What the task requires - Each line of the listing that includes "poff" should be reported.

· · · · ·

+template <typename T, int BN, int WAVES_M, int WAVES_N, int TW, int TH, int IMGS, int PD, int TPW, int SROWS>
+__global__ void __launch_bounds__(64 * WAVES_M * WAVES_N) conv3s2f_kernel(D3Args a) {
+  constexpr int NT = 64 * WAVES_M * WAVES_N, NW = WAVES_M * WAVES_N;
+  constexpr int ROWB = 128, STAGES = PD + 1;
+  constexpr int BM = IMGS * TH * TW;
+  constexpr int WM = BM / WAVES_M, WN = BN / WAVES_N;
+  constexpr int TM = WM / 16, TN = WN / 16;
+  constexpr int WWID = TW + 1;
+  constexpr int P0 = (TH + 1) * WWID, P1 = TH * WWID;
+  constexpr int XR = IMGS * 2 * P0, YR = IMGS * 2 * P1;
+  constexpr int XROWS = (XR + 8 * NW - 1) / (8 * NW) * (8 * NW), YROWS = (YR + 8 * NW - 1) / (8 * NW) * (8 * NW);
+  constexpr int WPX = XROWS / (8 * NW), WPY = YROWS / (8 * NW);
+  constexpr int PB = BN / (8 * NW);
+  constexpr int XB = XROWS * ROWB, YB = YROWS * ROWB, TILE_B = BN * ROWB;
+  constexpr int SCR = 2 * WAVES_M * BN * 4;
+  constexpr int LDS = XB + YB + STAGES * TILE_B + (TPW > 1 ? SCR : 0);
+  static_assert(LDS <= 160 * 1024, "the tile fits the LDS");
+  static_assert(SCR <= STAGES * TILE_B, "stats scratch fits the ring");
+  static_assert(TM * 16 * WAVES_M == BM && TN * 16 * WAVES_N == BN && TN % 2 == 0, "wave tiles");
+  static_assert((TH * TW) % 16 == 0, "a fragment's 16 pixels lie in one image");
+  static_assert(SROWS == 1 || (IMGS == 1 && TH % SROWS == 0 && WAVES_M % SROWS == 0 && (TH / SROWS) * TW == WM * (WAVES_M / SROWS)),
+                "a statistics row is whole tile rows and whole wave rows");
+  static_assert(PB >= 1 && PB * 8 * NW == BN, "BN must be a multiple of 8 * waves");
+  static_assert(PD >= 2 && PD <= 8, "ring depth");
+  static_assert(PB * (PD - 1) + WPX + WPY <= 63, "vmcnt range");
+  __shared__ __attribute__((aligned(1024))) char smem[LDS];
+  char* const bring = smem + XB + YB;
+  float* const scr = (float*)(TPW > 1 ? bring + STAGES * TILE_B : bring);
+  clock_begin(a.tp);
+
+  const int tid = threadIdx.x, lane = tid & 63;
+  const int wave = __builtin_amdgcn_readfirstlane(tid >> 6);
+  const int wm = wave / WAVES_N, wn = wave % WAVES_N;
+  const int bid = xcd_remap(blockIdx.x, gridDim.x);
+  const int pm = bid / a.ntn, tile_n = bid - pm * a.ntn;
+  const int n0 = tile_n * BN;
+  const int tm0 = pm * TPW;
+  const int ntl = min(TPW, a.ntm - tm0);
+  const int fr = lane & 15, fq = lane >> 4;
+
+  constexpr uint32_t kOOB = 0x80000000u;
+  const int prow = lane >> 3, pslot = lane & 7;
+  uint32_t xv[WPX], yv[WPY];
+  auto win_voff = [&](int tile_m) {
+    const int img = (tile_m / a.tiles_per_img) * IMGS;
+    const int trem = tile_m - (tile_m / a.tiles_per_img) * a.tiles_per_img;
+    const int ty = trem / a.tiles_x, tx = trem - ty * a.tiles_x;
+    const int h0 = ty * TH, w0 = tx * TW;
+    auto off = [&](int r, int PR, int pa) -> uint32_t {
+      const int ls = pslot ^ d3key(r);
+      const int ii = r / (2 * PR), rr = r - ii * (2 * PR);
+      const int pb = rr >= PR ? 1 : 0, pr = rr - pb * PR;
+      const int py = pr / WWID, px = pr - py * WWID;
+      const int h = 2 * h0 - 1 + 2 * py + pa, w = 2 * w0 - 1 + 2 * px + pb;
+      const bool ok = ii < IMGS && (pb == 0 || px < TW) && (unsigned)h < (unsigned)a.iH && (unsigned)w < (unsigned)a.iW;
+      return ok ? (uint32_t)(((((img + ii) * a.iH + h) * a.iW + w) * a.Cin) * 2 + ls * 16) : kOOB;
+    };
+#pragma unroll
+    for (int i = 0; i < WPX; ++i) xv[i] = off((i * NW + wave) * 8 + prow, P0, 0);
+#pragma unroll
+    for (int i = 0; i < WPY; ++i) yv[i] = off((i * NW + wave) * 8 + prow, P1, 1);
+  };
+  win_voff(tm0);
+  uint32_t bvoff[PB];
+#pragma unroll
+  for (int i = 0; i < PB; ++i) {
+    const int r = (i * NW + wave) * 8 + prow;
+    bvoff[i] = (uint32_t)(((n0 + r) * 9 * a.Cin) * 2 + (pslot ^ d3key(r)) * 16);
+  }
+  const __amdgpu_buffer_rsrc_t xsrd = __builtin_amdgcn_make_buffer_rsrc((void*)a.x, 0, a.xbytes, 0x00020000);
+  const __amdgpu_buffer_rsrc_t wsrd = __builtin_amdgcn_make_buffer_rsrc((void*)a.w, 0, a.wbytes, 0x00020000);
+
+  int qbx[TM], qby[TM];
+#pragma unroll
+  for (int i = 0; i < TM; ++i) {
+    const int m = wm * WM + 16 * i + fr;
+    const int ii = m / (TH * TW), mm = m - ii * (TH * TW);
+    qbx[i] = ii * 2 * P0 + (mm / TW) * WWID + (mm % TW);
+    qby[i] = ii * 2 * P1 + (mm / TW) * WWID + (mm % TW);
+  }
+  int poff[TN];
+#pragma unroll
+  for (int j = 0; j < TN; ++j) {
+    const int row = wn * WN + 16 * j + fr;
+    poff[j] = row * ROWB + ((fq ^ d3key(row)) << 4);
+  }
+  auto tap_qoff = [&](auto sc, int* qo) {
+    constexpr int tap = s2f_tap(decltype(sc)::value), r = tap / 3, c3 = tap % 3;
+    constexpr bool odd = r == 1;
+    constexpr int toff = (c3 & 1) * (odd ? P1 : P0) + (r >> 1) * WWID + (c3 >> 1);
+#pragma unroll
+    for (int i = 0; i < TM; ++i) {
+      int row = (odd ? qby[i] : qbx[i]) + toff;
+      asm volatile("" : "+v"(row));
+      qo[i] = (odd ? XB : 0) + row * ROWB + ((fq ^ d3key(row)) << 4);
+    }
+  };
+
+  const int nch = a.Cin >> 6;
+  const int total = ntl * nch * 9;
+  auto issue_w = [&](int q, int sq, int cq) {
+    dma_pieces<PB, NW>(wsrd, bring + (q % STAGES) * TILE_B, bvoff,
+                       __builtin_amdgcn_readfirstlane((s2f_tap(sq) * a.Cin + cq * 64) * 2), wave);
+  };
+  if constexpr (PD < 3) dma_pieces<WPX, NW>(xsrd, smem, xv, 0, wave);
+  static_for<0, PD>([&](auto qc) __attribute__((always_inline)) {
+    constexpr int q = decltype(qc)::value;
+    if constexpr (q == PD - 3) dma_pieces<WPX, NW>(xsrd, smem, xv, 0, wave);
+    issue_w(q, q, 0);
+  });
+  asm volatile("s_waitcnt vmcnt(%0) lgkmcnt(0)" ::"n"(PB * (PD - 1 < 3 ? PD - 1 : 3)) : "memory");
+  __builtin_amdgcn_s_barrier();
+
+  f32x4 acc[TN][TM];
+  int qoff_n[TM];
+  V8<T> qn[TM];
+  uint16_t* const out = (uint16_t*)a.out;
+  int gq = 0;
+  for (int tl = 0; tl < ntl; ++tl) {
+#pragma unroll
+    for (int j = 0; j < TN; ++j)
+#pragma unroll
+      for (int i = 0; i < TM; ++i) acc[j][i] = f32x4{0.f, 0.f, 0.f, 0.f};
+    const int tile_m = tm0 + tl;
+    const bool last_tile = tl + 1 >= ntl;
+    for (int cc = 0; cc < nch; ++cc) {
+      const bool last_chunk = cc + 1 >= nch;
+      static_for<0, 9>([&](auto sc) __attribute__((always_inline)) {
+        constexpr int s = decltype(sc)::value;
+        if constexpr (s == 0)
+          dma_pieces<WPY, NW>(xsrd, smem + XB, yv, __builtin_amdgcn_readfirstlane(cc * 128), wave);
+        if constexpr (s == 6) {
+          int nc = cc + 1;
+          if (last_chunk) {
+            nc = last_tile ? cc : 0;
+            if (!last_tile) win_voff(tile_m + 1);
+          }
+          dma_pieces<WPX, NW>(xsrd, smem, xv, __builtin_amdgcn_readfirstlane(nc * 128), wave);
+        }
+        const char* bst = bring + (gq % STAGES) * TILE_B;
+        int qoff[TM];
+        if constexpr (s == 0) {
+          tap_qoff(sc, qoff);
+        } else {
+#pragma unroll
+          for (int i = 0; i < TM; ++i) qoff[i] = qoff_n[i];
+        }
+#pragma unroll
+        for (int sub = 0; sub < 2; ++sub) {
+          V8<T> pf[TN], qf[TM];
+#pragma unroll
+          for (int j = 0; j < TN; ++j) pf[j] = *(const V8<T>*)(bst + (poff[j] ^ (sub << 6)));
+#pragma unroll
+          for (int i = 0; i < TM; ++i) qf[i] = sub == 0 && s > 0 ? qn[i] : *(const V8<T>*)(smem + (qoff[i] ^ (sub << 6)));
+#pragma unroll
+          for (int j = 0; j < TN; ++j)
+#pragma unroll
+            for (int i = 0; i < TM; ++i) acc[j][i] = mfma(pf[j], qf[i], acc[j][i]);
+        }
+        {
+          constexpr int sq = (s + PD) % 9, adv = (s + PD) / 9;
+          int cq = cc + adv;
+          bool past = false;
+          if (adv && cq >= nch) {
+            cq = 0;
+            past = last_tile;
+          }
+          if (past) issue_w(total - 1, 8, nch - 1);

· · · · ·

Result of this exercise -
+  int poff[TN];
+    poff[j] = row * ROWB + ((fq ^ d3key(row)) << 4);
+          for (int j = 0; j < TN; ++j) pf[j] = *(const V8<T>*)(bst + (poff[j] ^ (sub << 6)));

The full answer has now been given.